◆ EXERCISE PROMPT
Work through the records below and copy every line that includes "StatsArgs".

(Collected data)
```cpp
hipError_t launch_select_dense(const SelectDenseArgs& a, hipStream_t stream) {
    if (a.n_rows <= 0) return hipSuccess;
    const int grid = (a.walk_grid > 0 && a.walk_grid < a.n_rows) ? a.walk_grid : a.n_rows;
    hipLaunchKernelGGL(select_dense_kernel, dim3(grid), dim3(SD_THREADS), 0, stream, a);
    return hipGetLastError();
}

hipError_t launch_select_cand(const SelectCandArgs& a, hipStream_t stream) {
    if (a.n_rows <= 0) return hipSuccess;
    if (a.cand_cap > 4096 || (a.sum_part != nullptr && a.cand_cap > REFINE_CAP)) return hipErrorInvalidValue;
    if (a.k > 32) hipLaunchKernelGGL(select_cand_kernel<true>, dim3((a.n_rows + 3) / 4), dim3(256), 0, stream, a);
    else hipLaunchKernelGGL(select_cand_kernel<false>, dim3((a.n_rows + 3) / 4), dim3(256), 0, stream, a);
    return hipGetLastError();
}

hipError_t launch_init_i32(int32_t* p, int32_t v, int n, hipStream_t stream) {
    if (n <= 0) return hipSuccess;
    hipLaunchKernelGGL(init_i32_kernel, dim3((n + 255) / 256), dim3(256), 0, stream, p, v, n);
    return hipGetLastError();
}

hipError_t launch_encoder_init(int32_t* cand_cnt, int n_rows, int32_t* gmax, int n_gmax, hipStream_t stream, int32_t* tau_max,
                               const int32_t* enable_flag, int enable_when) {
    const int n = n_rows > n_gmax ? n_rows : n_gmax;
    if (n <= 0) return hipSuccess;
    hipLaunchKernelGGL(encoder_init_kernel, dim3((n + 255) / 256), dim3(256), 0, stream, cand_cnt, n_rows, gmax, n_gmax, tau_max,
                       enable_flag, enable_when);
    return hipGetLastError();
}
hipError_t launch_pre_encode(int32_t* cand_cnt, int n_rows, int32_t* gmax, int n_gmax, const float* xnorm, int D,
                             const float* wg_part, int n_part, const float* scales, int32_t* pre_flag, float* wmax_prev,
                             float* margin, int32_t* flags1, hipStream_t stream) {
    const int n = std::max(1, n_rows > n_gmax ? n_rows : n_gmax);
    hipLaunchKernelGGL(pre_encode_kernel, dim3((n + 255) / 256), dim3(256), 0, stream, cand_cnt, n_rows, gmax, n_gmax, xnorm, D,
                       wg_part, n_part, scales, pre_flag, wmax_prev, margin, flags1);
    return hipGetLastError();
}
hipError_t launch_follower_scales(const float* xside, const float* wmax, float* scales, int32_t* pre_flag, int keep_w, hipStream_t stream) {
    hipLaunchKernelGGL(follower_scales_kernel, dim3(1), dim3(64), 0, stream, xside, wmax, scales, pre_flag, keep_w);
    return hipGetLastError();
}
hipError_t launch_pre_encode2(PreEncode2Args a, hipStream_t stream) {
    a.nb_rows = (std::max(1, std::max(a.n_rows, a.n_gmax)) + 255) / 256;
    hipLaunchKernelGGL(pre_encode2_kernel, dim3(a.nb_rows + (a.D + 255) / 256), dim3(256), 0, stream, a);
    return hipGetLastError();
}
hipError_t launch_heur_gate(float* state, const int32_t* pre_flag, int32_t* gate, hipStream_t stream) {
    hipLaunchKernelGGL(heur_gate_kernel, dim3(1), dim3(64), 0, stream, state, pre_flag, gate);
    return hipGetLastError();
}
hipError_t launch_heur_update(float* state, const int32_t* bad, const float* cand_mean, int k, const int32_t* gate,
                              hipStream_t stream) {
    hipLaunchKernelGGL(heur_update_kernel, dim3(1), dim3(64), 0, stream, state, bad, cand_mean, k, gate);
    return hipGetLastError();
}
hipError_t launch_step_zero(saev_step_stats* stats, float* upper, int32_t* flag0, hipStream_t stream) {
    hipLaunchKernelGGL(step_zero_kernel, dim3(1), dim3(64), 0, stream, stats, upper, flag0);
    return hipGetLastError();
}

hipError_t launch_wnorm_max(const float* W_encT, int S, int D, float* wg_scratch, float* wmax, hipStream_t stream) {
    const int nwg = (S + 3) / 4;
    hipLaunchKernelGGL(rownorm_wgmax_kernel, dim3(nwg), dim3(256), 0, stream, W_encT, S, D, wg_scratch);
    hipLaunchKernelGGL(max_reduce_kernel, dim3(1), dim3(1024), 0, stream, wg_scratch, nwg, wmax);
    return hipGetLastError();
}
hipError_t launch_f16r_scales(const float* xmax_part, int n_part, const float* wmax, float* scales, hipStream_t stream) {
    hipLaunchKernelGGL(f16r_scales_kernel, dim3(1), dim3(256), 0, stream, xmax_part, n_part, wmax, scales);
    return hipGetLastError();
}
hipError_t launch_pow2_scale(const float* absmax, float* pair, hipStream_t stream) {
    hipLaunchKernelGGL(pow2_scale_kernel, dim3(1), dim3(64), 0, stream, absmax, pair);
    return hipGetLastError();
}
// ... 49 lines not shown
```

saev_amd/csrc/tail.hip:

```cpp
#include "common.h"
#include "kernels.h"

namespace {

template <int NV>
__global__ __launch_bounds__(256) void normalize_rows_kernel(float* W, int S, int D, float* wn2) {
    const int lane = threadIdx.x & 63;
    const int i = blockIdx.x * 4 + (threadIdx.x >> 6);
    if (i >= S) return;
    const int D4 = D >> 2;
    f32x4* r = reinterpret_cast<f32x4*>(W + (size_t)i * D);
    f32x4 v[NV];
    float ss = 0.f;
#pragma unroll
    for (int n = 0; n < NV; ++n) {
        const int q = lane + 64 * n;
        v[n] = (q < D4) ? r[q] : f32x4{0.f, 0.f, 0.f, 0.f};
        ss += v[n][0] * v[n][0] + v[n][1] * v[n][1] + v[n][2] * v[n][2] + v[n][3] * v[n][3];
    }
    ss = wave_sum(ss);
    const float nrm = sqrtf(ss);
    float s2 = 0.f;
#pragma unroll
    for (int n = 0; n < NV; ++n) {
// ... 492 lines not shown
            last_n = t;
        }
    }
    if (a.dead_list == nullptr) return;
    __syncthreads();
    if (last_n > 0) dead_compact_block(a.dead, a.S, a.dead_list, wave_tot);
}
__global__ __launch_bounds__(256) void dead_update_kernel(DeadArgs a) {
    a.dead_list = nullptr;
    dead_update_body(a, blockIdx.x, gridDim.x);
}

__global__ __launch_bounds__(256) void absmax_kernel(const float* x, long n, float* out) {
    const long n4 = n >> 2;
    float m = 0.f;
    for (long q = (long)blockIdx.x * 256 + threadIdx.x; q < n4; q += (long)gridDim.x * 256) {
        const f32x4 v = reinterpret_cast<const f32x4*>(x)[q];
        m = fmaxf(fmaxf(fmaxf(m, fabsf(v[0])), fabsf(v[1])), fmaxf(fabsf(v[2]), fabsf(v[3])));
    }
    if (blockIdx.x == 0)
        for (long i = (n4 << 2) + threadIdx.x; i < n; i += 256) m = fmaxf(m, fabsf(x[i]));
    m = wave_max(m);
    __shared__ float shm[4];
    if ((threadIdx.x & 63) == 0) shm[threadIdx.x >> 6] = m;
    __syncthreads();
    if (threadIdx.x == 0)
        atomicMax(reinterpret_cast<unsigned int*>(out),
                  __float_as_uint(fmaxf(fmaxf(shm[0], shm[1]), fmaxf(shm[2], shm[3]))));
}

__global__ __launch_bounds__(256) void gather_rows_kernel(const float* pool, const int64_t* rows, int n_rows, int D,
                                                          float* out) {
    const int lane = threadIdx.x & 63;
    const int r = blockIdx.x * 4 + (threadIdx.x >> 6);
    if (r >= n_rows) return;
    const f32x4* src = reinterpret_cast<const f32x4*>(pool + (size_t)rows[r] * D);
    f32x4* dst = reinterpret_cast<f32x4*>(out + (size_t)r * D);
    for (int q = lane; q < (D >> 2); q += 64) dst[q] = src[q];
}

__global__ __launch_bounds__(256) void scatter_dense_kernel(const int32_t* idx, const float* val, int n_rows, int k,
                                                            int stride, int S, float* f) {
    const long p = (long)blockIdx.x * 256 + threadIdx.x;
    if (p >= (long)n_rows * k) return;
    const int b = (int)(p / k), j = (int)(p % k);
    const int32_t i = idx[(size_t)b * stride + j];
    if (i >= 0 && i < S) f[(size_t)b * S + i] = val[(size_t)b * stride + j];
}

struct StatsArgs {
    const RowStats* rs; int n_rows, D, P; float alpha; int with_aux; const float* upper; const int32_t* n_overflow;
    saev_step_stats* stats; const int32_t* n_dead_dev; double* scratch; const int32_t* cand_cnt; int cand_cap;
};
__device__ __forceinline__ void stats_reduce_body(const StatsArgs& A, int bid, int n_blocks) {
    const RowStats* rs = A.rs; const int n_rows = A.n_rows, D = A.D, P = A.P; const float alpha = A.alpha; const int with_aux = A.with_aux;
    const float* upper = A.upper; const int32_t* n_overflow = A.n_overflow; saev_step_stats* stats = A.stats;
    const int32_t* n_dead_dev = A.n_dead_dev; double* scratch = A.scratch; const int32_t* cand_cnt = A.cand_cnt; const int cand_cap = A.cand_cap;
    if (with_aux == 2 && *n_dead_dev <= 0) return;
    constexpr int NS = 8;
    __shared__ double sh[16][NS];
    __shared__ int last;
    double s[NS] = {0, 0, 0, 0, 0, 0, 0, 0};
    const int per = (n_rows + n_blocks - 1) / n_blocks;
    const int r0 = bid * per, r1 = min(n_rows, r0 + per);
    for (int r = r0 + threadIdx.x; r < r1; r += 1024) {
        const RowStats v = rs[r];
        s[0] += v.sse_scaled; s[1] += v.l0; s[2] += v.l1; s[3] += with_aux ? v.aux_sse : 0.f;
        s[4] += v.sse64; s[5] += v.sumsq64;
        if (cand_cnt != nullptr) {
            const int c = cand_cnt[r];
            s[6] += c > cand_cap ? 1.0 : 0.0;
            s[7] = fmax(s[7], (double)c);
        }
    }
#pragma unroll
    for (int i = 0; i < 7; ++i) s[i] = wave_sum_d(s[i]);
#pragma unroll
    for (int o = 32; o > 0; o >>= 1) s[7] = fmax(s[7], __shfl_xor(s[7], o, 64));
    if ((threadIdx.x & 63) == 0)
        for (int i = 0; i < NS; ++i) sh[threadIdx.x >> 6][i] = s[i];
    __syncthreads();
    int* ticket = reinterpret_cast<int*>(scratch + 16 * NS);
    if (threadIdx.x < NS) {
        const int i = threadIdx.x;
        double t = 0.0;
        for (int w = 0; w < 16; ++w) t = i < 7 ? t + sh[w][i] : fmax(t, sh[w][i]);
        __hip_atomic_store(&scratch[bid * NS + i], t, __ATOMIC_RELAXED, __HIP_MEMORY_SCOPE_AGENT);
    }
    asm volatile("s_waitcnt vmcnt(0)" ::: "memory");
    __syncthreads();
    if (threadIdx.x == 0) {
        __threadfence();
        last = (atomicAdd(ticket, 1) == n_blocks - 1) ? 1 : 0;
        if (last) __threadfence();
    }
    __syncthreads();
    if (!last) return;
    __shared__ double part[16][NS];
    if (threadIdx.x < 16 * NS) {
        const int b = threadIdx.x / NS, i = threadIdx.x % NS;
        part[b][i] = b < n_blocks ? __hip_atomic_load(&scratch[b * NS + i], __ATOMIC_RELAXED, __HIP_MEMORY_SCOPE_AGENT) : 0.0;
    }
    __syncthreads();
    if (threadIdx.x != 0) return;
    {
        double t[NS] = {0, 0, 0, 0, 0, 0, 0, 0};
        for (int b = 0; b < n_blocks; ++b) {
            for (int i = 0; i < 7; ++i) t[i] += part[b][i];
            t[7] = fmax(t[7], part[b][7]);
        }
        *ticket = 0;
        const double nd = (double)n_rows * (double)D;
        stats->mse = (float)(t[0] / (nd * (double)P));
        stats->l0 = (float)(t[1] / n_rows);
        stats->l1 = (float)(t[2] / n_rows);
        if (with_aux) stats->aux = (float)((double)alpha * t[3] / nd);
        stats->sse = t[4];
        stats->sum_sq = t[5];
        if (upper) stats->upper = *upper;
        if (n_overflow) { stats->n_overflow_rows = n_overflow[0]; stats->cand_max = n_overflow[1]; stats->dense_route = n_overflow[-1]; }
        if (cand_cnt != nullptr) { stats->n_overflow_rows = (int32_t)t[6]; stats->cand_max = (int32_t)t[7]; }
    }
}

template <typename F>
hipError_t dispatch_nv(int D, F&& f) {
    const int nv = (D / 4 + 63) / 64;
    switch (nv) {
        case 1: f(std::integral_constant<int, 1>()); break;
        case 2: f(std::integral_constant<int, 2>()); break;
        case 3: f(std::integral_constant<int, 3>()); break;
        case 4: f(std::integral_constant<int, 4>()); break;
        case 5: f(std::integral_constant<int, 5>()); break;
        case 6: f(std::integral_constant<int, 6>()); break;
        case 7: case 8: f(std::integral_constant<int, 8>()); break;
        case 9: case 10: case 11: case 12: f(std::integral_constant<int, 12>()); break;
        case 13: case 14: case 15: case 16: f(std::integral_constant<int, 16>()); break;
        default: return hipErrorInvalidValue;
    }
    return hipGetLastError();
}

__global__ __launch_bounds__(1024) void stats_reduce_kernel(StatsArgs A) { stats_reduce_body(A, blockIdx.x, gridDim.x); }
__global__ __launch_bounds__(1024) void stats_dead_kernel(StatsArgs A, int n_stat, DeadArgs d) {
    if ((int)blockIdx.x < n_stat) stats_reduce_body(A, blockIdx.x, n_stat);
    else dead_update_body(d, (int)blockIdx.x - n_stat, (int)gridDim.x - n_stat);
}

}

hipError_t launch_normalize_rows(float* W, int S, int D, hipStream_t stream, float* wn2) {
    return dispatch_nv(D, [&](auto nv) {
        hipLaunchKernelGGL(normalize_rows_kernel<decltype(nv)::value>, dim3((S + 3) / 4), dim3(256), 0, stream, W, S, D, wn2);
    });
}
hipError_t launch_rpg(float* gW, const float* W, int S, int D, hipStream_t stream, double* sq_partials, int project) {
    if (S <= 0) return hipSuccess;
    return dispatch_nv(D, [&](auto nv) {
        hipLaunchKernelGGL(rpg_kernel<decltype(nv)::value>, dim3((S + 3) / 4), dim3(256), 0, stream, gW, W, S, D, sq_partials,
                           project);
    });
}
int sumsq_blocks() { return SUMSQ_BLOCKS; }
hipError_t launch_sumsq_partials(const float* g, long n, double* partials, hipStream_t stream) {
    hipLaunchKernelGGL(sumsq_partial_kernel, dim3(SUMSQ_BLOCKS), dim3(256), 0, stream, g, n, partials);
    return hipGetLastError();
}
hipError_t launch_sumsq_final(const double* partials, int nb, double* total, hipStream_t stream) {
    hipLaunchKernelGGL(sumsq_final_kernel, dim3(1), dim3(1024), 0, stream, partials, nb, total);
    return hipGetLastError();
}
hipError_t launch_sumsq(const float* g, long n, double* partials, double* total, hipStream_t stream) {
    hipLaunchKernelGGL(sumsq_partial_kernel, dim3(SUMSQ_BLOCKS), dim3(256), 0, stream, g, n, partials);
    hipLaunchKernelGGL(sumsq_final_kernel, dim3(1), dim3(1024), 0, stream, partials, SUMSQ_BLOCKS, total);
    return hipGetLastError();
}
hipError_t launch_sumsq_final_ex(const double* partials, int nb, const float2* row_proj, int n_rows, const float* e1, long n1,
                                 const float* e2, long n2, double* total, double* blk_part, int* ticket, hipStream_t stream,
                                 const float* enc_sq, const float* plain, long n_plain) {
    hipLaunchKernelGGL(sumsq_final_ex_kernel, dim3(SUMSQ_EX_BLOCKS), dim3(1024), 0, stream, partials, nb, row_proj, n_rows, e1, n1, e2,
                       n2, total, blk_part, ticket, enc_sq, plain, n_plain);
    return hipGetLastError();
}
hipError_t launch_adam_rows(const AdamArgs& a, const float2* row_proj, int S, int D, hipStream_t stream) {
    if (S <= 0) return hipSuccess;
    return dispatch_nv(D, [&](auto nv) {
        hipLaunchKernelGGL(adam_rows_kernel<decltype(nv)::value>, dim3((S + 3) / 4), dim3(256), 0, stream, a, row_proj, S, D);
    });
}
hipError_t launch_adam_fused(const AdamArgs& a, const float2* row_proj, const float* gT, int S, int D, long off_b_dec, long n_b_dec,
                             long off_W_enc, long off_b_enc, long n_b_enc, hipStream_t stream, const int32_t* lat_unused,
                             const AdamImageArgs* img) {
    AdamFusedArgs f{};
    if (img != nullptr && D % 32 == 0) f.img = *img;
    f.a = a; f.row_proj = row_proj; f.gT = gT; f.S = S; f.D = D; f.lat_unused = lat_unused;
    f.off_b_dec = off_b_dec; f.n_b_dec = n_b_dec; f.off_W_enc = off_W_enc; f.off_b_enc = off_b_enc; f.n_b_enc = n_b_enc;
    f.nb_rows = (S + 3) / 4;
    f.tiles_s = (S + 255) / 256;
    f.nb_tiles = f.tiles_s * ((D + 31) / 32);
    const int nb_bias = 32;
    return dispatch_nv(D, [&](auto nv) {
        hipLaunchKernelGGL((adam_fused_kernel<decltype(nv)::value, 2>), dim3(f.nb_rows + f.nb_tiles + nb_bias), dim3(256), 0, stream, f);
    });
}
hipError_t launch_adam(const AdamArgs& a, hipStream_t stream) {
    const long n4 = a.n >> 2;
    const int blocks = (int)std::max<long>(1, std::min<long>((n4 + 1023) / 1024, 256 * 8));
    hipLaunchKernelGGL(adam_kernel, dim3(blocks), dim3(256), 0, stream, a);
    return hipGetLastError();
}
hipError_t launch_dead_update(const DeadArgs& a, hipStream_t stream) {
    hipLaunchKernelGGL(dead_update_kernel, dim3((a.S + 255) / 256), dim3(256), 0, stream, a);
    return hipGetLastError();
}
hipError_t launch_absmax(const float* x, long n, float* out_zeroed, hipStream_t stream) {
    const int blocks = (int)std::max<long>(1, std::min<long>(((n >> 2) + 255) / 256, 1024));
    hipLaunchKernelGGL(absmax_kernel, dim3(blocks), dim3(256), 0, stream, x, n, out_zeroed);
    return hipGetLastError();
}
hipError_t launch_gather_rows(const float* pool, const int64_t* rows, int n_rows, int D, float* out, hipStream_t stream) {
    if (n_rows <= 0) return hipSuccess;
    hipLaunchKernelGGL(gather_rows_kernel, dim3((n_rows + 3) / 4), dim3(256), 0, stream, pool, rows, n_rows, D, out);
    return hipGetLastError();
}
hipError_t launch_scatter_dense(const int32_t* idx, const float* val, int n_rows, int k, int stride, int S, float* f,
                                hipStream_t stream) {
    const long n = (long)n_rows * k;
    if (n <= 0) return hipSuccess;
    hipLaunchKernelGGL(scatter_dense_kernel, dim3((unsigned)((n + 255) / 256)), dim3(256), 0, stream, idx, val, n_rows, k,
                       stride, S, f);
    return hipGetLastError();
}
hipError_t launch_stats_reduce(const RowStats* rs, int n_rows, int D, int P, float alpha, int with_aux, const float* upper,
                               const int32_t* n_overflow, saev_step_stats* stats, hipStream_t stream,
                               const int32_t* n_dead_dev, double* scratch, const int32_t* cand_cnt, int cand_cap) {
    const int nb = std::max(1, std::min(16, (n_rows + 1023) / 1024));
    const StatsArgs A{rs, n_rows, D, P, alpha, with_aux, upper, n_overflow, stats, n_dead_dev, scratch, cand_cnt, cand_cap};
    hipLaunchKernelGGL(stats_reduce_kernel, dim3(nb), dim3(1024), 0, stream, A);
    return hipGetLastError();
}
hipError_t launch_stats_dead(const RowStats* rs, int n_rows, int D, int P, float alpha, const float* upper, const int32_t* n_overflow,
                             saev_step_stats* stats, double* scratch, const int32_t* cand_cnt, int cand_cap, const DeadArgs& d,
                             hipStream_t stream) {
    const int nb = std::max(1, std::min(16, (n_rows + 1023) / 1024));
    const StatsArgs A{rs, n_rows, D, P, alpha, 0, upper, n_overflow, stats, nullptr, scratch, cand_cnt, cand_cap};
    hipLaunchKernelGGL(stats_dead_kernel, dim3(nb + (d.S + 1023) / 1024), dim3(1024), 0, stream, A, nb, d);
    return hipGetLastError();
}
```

◆ ANSWER SECTION
struct StatsArgs {
__device__ __forceinline__ void stats_reduce_body(const StatsArgs& A, int bid, int n_blocks) {
__global__ __launch_bounds__(1024) void stats_reduce_kernel(StatsArgs A) { stats_reduce_body(A, blockIdx.x, gridDim.x); }
__global__ __launch_bounds__(1024) void stats_dead_kernel(StatsArgs A, int n_stat, DeadArgs d) {
    const StatsArgs A{rs, n_rows, D, P, alpha, with_aux, upper, n_overflow, stats, n_dead_dev, scratch, cand_cnt, cand_cap};
    const StatsArgs A{rs, n_rows, D, P, alpha, 0, upper, n_overflow, stats, nullptr, scratch, cand_cnt, cand_cap};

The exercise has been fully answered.